--- SOURCE INFORMATION Enclosed Below ---

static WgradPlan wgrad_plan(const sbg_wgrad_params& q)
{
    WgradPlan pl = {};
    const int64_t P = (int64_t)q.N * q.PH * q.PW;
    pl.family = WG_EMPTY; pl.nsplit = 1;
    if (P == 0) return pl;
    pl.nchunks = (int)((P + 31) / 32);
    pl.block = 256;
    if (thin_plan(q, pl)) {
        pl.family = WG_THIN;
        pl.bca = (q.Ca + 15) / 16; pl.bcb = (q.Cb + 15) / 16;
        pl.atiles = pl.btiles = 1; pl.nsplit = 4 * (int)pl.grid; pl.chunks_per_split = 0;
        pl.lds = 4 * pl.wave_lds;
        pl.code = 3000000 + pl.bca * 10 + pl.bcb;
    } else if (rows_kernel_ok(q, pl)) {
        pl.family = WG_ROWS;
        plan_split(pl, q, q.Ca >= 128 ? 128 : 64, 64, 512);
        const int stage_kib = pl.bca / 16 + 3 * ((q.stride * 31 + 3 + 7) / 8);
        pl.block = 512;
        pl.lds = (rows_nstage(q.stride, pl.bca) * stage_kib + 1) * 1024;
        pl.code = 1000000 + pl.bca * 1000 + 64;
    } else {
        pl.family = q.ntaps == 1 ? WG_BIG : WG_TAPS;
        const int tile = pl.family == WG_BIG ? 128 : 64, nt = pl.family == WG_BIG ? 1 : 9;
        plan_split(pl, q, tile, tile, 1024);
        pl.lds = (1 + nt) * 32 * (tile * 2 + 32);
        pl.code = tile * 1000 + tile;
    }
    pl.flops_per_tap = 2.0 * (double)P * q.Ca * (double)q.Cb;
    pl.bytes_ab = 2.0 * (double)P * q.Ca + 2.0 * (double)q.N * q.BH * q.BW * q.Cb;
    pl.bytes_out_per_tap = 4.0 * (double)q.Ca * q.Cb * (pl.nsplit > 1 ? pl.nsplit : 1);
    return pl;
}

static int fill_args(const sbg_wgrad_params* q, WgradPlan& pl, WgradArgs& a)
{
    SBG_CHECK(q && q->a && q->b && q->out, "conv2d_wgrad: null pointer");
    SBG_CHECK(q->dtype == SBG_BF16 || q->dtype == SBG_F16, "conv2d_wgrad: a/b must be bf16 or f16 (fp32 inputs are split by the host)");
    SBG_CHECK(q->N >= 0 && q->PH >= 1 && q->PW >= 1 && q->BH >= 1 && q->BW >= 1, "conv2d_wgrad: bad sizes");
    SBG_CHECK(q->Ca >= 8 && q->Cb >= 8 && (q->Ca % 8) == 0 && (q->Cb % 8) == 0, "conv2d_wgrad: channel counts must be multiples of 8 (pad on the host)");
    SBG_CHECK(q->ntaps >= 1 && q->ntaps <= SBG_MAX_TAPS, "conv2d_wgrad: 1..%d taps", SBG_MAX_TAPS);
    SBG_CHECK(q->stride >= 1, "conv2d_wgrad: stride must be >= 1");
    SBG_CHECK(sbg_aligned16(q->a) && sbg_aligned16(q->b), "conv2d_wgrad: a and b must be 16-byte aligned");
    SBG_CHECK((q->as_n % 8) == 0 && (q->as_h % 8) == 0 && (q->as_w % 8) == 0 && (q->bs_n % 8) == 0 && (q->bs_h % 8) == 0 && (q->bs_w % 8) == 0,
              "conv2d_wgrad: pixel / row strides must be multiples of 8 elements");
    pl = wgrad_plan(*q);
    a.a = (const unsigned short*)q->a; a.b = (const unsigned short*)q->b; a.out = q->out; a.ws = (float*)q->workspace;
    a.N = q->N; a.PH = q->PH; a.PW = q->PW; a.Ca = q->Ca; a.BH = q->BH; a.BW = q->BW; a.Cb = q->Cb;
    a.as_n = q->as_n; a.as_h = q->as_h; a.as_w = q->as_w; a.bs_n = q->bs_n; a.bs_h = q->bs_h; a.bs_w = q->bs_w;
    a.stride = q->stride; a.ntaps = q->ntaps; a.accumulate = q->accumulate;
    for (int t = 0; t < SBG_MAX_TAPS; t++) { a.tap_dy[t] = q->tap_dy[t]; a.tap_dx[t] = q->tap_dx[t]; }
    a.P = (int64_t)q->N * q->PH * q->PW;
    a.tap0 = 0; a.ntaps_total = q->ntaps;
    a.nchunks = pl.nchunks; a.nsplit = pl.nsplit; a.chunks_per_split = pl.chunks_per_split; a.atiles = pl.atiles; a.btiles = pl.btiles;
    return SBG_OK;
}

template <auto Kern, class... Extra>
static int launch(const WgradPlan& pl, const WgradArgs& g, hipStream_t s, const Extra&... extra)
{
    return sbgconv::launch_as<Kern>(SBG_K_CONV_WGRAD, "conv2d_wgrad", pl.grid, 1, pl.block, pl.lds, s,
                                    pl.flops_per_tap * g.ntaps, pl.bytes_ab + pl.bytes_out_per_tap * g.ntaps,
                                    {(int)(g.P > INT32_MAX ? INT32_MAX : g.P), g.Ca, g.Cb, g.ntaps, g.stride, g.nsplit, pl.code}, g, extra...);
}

--- End of Enclosed SOURCE INFORMATION ---

> [WHAT IS EXPECTED]: Go over the listing above and return each line with "atiles".

> [WRITTEN RESPONSE]:
        pl.atiles = pl.btiles = 1; pl.nsplit = 4 * (int)pl.grid; pl.chunks_per_split = 0;
    a.nchunks = pl.nchunks; a.nsplit = pl.nsplit; a.chunks_per_split = pl.chunks_per_split; a.atiles = pl.atiles; a.btiles = pl.btiles;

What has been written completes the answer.